Ordinarily, the party raising the exception of prescription bears the burden of proof at the trial of the peremptory exception. Campo v. Correa, 2001-2707 (La.6/21/02), 828 So.2d 502. However, if prescription is evident on the face of the pleadings, the burden shifts to the plaintiff to show the action has not prescribed. Id.
A contract is an agreement by two or more parties whereby obligations are created, modified, or extinguished. La. C.C. art. 1906. An obligation may be the promise to do or not to do something. First Louisiana Bank v. Morris & Dickson Co., LLC, 44,187 (La.App.2d Cir.4/8/09), 6 So.3d 1047. A compromise is a contract. La. C.C. art. 3071.
The prescriptive period for a breach of contract claim is 10 years from the date that the cause of action arose. See La. C.C. art. 3499; Corbello v. Iowa Production, 2002-0826 (La.2/25/03), 850 So.2d 686.
In Huckabay v. Huckabay, 485 So.2d 165 (La.App. 2d Cir.1986), a former wife sued her former husband to enforce a community property settlement. She claimed that she was owed money to which she was entitled under the terms of the settlement. The former husband contended that her action had prescribed. This court disagreed, concluding that the former husband obligated himself in the settlement to give certain things to his former wife, and when he allegedly failed to perform, she was entitled to bring an action to demand performance. Accordingly, this court found that the prescriptive period of 10 years for contract claims was applicable to the former wife’s claim.
We note that La. C.C. art. 2369.3 states the following regarding the duty to preserve and to manage former community property under a spouse’s control:
A spouse has a duty to preserve and to manage prudently former community property under his control, including a former community enterprise, in a manner consistent with the mode of use of that property immediately prior to termination of the community regime. He is answerable for any damage caused by his fault, default, or neglect.
*1049Comment (c) to art. 2369.3 reads that a claim for breach of the obligation imposed by that article is subject to the prescriptive period of 10 years found in La. C.C. art. 3499. However, comment (c) also reads that the |induty imposed by art. 2369.3 arises at the moment of termination of the community regime and continues until a partition of the former community property occurs. A partition, albeit one that had yet to be judicially approved, had already been agreed to by the parties when Budwah withdrew the funds. Accordingly, it does not appear that art. 2369.3 is applicable to the matter at hand.
This claim clearly arises from an alleged breach of an obligation imposed by the settlement and is subject to a prescriptive period of 10 years applicable to contract claims. The trial court was not clearly wrong in denying the exception of prescription.

Breach of Settlement

Jimmie contends that the trial court was clearly wrong in concluding that there was a breach of the settlement. He urges that the request for funds was made in February of 2006, before Budwah signed the settlement.
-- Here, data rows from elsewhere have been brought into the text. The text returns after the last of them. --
+            k = n - 1;
+        }
+        for (; k >= 0; --k) {
+            const int ai = base + (n - 1 - k);
+            const bool extended = state[ai] == EXT_DONE;
+            const bool purged = pf_seed_purged_warp(p, cs, n, srt2, k, l_query, box, n_reg, lim);
+            __syncwarp();
+            if (purged) {
+                if (lane == 0) {
+                    box[ai].qb = box[ai].qe = -1;
+                    srt2[k] = -1;
+                    if (!extended) state[ai] = EXT_SKIP;
                 }
-#pragma unroll
-                for (int g = 0; g < 4; ++g) {
-                    const unsigned cm = __ballot_sync(0xFFFFFFFFu, kind[g] == 1), hm = __ballot_sync(0xFFFFFFFFu, kind[g] == 2);
-                    if (hit || v >= lim || i0 + 32 * g >= n_reg) continue;
-                    if (hm) {
-                        const int at = v + __popc(cm & ((1u << (__ffs(hm) - 1)) - 1u));
-                        if (at < lim) { v = at; hit = true; continue; }
-                    }
-                    v += __popc(cm);
+                __syncwarp();
+                continue;
+            }
+            if (!extended) {
+                if (lane == 0) state[ai] = EXT_NEED;
+                cur.ci = ci; cur.k = k; cur.lim = lim; cur.base = base;
+                return false;
+            }
+            if (lane == 0) box[ai] = pf_box_d(regs[ai]);
+            __syncwarp();
+            lim++;
+        }
+        base += n;
+    }
+    cur.ci = ci; cur.k = -1; cur.lim = lim; cur.base = base;
+    return true;
+}
+
+template <int mode>
+__global__ void __launch_bounds__(128)
+ext_walk_kernel(ExtParams ep, const bm2_chain *__restrict__ chains, const bm2_seed *__restrict__ seeds, const int64_t *__restrict__ chain_off,
+                const int64_t *__restrict__ reg_off, const int64_t *__restrict__ offs, int n_reads, const int32_t *__restrict__ perm,
+                const bm2_alnreg_t *regs, const int32_t *__restrict__ reg_seed, uint8_t *state, int32_t *srt2_all, PfBox *box_all, PfCursor *cur,
+                int first, int heavy_thr, Counters *cnt)
+{
+    const int tid = blockIdx.x * blockDim.x + threadIdx.x, lane = threadIdx.x & 31;
+    unsigned n_done = 0;
+    if (!mode) {
+        const int r = tid;
+        if (r < n_reads) {
+            const int64_t c0 = chain_off[r], c1 = chain_off[r + 1], g0 = reg_off[r];
+            const int n_reg = (int) (reg_off[r + 1] - g0), n_chain = (int) (c1 - c0);
+            if (n_chain > 0 && n_reg <= heavy_thr) {
+                PfCursor c;
+                if (first) { c.ci = 0; c.k = -1; c.lim = 0; c.base = 0; } else c = cur[r];
+                if (c.ci < n_chain) {
+                    n_done = ext_walk_read_d(ep, chains + c0, n_chain, seeds, (int) (offs[r + 1] - offs[r]), regs + g0, n_reg, reg_seed + g0,
+                                             state + g0, srt2_all + g0, box_all + g0, c);
+                    cur[r] = c;
                 }
             }
-            if (v < lim) {
-                if (!pf_chain_overlap_d(cs, n, srt2, k, s)) {
-                    __syncwarp();
-                    if (lane == 0) {
-                        const int ai = base + (n - 1 - k);
-                        regs[ai].qb = regs[ai].qe = -1;
-                        box[ai].qb = box[ai].qe = -1;
-                        srt2[k] = -1;
-                    }
-                    __syncwarp();
-                    continue;
-                }
+        }
+    } else {
+        for (int t = tid >> 5; t < n_reads; t += (gridDim.x * blockDim.x) >> 5) {
+            const int r = perm[t];
+            const int64_t c0 = chain_off[r], c1 = chain_off[r + 1], g0 = reg_off[r];
+            const int n_reg = (int) (reg_off[r + 1] - g0), n_chain = (int) (c1 - c0);
+            if (n_reg <= heavy_thr) break;
+            PfCursor c;
+            if (first) { c.ci = 0; c.k = -1; c.lim = 0; c.base = 0; } else c = cur[r];
+            if (c.ci < n_chain) {
+                const bool done = ext_walk_read_warp(ep, chains + c0, n_chain, seeds, (int) (offs[r + 1] - offs[r]), regs + g0, n_reg,
+                                                     reg_seed + g0, state + g0, srt2_all + g0, box_all + g0, c);
+                if (lane == 0) { cur[r] = c; n_done += done; }
             }
-            lim++;
-        }
-        __syncwarp();
-        base += n;
+        }
+    }
+    if (cnt) {
+        n_done = __reduce_add_sync(0xffffffffu, n_done);
+        if (lane == 0 && n_done) atomicAdd(&cnt->n_walk_done, (unsigned long long) n_done);
     }
 }
 
@@ -629,9 +664,9 @@
 template <int mode>
 __global__ void __launch_bounds__(128, mode ? 4 : 1)
 tail_kernel(ContigView cv, ExtParams ep, const uint8_t *__restrict__ ref, const uint8_t *__restrict__ codes, const int64_t *__restrict__ offs,
-            const bm2_chain *__restrict__ chains, const bm2_seed *__restrict__ seeds, const int64_t *__restrict__ chain_off,
-            const int64_t *__restrict__ reg_off, int n_reads, bm2_alnreg_t *regs, const int32_t *reg_seed, int32_t *srt2_all, int32_t *he_all,
-            int he_stride, const int32_t *__restrict__ perm, PfBox *box_all, int32_t *n_final, int heavy_thr, int light_sorted, int coop_tail)
+            const int64_t *__restrict__ chain_off, const int64_t *__restrict__ reg_off, int n_reads, bm2_alnreg_t *regs, int32_t *srt2_all,
+            int32_t *he_all, int he_stride, const int32_t *__restrict__ perm, PfBox *box_all, int32_t *n_final, int heavy_thr, int light_sorted,
+            int coop_tail)
 {
     const int tid = blockIdx.x * blockDim.x + threadIdx.x, nthr = gridDim.x * blockDim.x;
     const int lane = threadIdx.x & 31;
@@ -645,15 +680,16 @@
         else if (n_reg > heavy_thr) continue;
         int m = 0;
         if (c1 > c0) {
-            const int l_query = (int) (offs[r + 1] - offs[r]);
+            bm2_alnreg_t *a = regs + g0;
+            const PfBox *box = box_all + g0;
             if (mode) {
-                ext_postfilter_read_warp(ep, chains + c0, (int) (c1 - c0), seeds, l_query, regs + g0, n_reg, reg_seed + g0, srt2_all + g0, box_all + g0);
+                for (int i = lane; i < n_reg; i += 32) if (box[i].qb == -1 && box[i].qe == -1) a[i].qb = a[i].qe = -1;
                 __syncwarp();
                 if (coop_tail) m = ext_tail_read_warp(cv, ep, ref, codes + offs[r], regs + g0, n_reg, he, srt2_all + g0, reinterpret_cast<TailSortKey *>(box_all + g0));
                 else if (lane == 0) m = ext_tail_read_d(cv, ep, ref, codes + offs[r], regs + g0, n_reg, he, srt2_all + g0, reinterpret_cast<TailSortKey *>(box_all + g0));
                 __syncwarp();
             } else {
-                ext_postfilter_read_d(ep, chains + c0, (int) (c1 - c0), seeds, l_query, regs + g0, n_reg, reg_seed + g0, srt2_all + g0, box_all + g0);
+                for (int i = 0; i < n_reg; ++i) if (box[i].qb == -1 && box[i].qe == -1) a[i].qb = a[i].qe = -1;
                 m = ext_tail_read_d(cv, ep, ref, codes + offs[r], regs + g0, n_reg, he, srt2_all + g0, reinterpret_cast<TailSortKey *>(box_all + g0));
             }
         }
@@ -1001,13 +1037,13 @@
     if (sg.mark("extbuild")) return 1;
     const size_t nr1 = (size_t) n_regs + 1, nl1 = (size_t) n_left + 1, nrt1 = (size_t) n_right + 1;
     const int lazy = env_int("BM2_EXT_LAZY", 1, 0, 1);
-    const int waves = env_int("BM2_EXT_WAVES", 2, 2, 64);
+    const int waves = lazy ? env_int("BM2_EXT_WAVES", 2, 2, 64) : 1;
     const size_t aux_bytes = al(nr1 * 4) * 3 + al(nr1 * 8) + al(nl1 * 4) * 2 + al(nrt1 * 4) * 2 + al(nr1 * sizeof(PfBox)) +
-                             (lazy ? al(nr1) + al((size_t) n * sizeof(PfCursor)) + al(nl1 * 4) + al(nrt1 * 4) : 0);
+                             al(nr1) + al((size_t) n * sizeof(PfCursor)) + al(nl1 * 4) + al(nrt1 * 4);
     const size_t njmax = nl1 > nrt1 ? nl1 : nrt1;
     if (ctx->ensure(ctx->d[B_REGS], nr1 * sizeof(bm2_alnreg_t)) || ctx->ensure(ctx->d[B_REG_AUX], aux_bytes) ||
-        ctx->ensure(ctx->d[B_JOBS], al(nl1 * sizeof(ExtJobRec)) + al(nrt1 * sizeof(ExtJobRec)) + al(njmax * sizeof(ExtJobRec)) + al(njmax * sizeof(BswOut)) +
-                                    (lazy ? al(nl1 * sizeof(ExtJobRec)) + al(nrt1 * sizeof(ExtJobRec)) : 0)) ||
+        ctx->ensure(ctx->d[B_JOBS], al(nl1 * sizeof(ExtJobRec)) * 2 + al(nrt1 * sizeof(ExtJobRec)) * 2 + al(njmax * sizeof(ExtJobRec)) +
+                                    al(njmax * sizeof(BswOut))) ||
         ctx->ensure(ctx->bsw_scratch, bsw_scratch_bytes((int) njmax))) return 1;
     char *ab = (char *) ctx->d[B_REG_AUX].p;
     int32_t *d_reg_chain = (int32_t *) ab; ab += al(nr1 * 4);
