## Files before the change

include/mmft.h:

```cpp
#ifndef MMFT_H_
#define MMFT_H_

#ifdef __cplusplus
extern "C" {
#endif

#define MMFT_OK 0
#define MMFT_ERR_BAD_ARG (-1)
#define MMFT_ERR_UNSUPPORTED (-2)
#define MMFT_ERR_LAUNCH (-3)

#define MMFT_EPI_STORE 0
#define MMFT_EPI_ACCUM 1
#define MMFT_EPI_ADD_ACT 2
#define MMFT_ACT_NONE 0
#define MMFT_ACT_RELU 1
#define MMFT_ACT_LEAKY 2
#define MMFT_POOL_MAX 0
#define MMFT_POOL_AVG 1

int mmft_version(void);
const char* mmft_last_error(void);
#define MMFT_MATH_F32 0
#define MMFT_MATH_BF16 1
// ... 232 lines not shown
int mmft_u16_pack_weights(const void* descs, int n, long long max_frag_lanes, long long* counters, int ncounters, long long inc,
                          int device, void* stream);
int mmft_u16_conv_tiles(int N, int H, int W, int* per_image);
int mmft_u16_conv3x3(const void* x, int rgb_f32, const void* wpk, void* y, float* stats, int N, int H, int W, int Ci, int Co,
                     int device, void* stream);
long long mmft_u16_conv3x3_wgrad_workspace_bytes(int N, int H, int W, int Ci, int Co);
int mmft_u16_conv3x3_wgrad_slabs(int N, int H, int W, int Ci, int Co);
int mmft_u16_conv3x3_wgrad(const void* x, int rgb_f32, const void* dy, float* dw, int accumulate, int N, int H, int W, int Ci,
                           int Co, float* workspace, long long workspace_bytes, int device, void* stream);
int mmft_u16_bn_finalize(const float* stats, int tiles_per_image, int N, int C, long long pixels_per_image, float eps,
                         const float* gamma, const float* beta, float* bnp, int device, void* stream);
int mmft_u16_bn_apply(const void* z, const float* bnp, void* a, int lda, void* pooled, int N, int H, int W, int C, int pool_mode,
                      float momentum, float* running_mean, float* running_var, int device, void* stream);
long long mmft_u16_bn_bwd_workspace_bytes(int N, long long pixels_per_image, int C);
int mmft_u16_bn_bwd(const void* g, const void* z, const float* bnp, void* dz, float* dgamma, float* dbeta, int accumulate, int N,
                    long long pixels_per_image, int C, float* workspace, long long workspace_bytes, int device, void* stream);
int mmft_u16_pool_bwd(const void* a, int lda, const void* gskip, int ldg, const void* gp, void* g, int N, int H, int W, int C,
                      int pool_mode, int device, void* stream);
int mmft_u16_convt_fwd(const void* x, const void* wpk, const float* bias, void* u, int ldu, int N, int h, int w, int Ci, int device,
                       void* stream);
int mmft_u16_convt_dgrad(const void* g, int ldu, const void* wpk_t, void* dx, int N, int h, int w, int Ci, int device, void* stream);
long long mmft_u16_convt_wgrad_workspace_bytes(int N, int h, int w, int Ci);
int mmft_u16_convt_wgrad_slabs(int N, int h, int w);
int mmft_u16_convt_wgrad(const void* x, const void* g, int ldu, float* dw, float* db, int accumulate, int N, int h, int w, int Ci,
                         float* workspace, long long workspace_bytes, int device, void* stream);
int mmft_u16_outconv_fwd(const void* x, const float* w, const float* bias, float* out, int N, int H, int W, int mode, int device,
                         void* stream);
long long mmft_u16_outconv_bwd_workspace_bytes(int N, int H, int W);
int mmft_u16_outconv_bwd_slabs(int N, int H, int W);
int mmft_u16_outconv_bwd(const void* x, const float* w, const float* bias, const float* gout, void* dx, float* dw, float* db,
                         int accumulate, int N, int H, int W, int mode, float* workspace, long long workspace_bytes, int device,
                         void* stream);
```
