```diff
@@ -334,8 +386,9 @@
           }
 #define V2_DMA_SLOT()                                                                              \
   do {                                                                                             \
-    if constexpr (j == 0 && 2 * blk < NPIECES) issue_piece(2 * blk, n_aslab, n_wslab, n_dA, n_dW);     \
-    if constexpr (j == (nt > 1 ? nt / 2 : 0) && 2 * blk + 1 < NPIECES)                             \
+    if constexpr (SLOT1 && s < NPIECES) issue_piece(s, n_aslab, n_wslab, n_dA, n_dW);                 \
+    if constexpr (!SLOT1 && j == 0 && 2 * blk < NPIECES) issue_piece(2 * blk, n_aslab, n_wslab, n_dA, n_dW);     \
+    if constexpr (!SLOT1 && j == (nt > 1 ? nt / 2 : 0) && 2 * blk + 1 < NPIECES)                   \
       issue_piece(2 * blk + 1, n_aslab, n_wslab, n_dA, n_dW);                                      \
   } while (0)
 #define V2_NEXT_TILES()                                                                            \
```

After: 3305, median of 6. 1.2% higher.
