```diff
@@ -476,6 +479,12 @@
             raise RuntimeError("fdgpu_ed25519_ffull_count: " + last_error())
         return int(k.value), int(s.value)
 
+    def fwide_count(self) -> tuple[int, int]:
+        k, s = ctypes.c_ulong(), ctypes.c_ulong()
+        if self.L.fdgpu_ed25519_fwide_count(self.ctx, ctypes.byref(k), ctypes.byref(s)):
+            raise RuntimeError("fdgpu_ed25519_fwide_count: " + last_error())
+        return int(k.value), int(s.value)
+
     def set_pinned_keys(self, keys) -> np.ndarray:
         keys = [bytes(k) for k in keys]
         if any(len(k) != 32 for k in keys):
diff --git a/include/fd_ed25519_gpu.h b/include/fd_ed25519_gpu.h
--- a/include/fd_ed25519_gpu.h
+++ b/include/fd_ed25519_gpu.h
@@ -223,6 +223,9 @@
 
 int
 fdgpu_ed25519_ffull_count( fdgpu_ed25519_ctx_t * ctx, unsigned long * keys, unsigned long * sigs );
+
+int
+fdgpu_ed25519_fwide_count( fdgpu_ed25519_ctx_t * ctx, unsigned long * keys, unsigned long * sigs );
 
 int
 fdgpu_ed25519_set_pinned_keys( fdgpu_ed25519_ctx_t * ctx, unsigned char const * keys, unsigned long n,
@@ -388,6 +391,7 @@
   int           key_fixed;
   int           key_cache;
   int           key_full;
+  int           key_wide;
 } fdgpu_debug_opts_t;
 
 void
```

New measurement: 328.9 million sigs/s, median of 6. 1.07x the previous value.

We disagree.
The February 2006 request was denied at that time because AmerUS was under the impression that the annuity was community property subject to a pending divorce settlement. AmerUS acknowledged in November of 2006 that it was in receipt of the document granting the power of attorney. After Budwah signed the settlement in October of 2006, she successfully Insubmitted a disbursement request seeking all of the funds in accounts 17168 and 32609. The relevant request for funds was clearly made after the signing of the settlement. This argument is without merit.

Entitlement to Damages

Jimmie further contends that a surrender penalty is not recognized as a damage under Louisiana law. We again disagree.
In Gibson v. Gibson, 96-1472 (La.App. 3rd Cir.4/2/97), 692 So.2d 708, the former husband withdrew community funds from a retirement fund and incurred a tax liability on behalf of himself and his former wife. She sought reimbursement by filing a motion to traverse the detailed descriptive list. The appellate court concluded that the former husband was liable to the former wife for her share of the tax liability-
We note that in reaching its conclusion, the appellate court in Gibson found that the former husband had breached his duty under La. C.C. art. 2369.3, which we have already stated is not applicable to the case at hand. Although this point distinguishes Gibson from the instant case, in which the obligation arises by contract, Gibson remains relevant in that it recognized that a party can damage the other by incurring a charge as a result of a withdrawal from a joint investment or retirement account.
[12If the former wife in Gibson had been consulted about her former husband’s actions, she could have taken steps to avoid the tax liability, and at the very least, she could have decided how and when to withdraw her money. Likewise, Yvonne was deprived of the option of leaving her share of the funds in account 17168 and avoiding the substantial penalty when Budwah unilaterally withdrew all of the funds from that account.
In support of his argument, Jimmie cites Day v. Day, 2002-0431 (La.App. 1st Cir.5/28/03), 858 So.2d 483, writ denied, 2003-1845 (La.11/7/03), 857 So.2d 492; and Thibodeaux v. Thibodeaux, 93-1445 (La.App. 3rd Cir.6/1/94), 640 So.2d 713, writ denied, 94-1792 (La.10/28/94), 644 So.2d 659. Those cases can be readily distinguished as the damages sought were not for a penalty or other charge such as *1050taxes, but rather were for an alleged decrease in the investment value of former community property.
In Day, the court concluded that the former wife could have withdrawn her share of funds from a 401(k) account, but when she left her share of the funds in the account, she had to accept whatever depreciation or appreciation in value occurred. In Thibodeaux, the former husband transferred former community assets in a retirement plan from a risky fund where it had lost over $10,000 the previous quarter to a less risky fund within the retirement plan. The former wife in Thibodeaux sought | ^reimbursement for the increase in investment value had it remained in the original fund. The court concluded that she was not entitled to reimbursement because the former husband made the transfer in an effort to salvage the value of their investment, the former wife failed to establish her alleged loss with sufficient specificity since she did not show the investment appreciation while in the less risky fund, and she did not show that a prudent administrator would have kept the investment in the more risky fund.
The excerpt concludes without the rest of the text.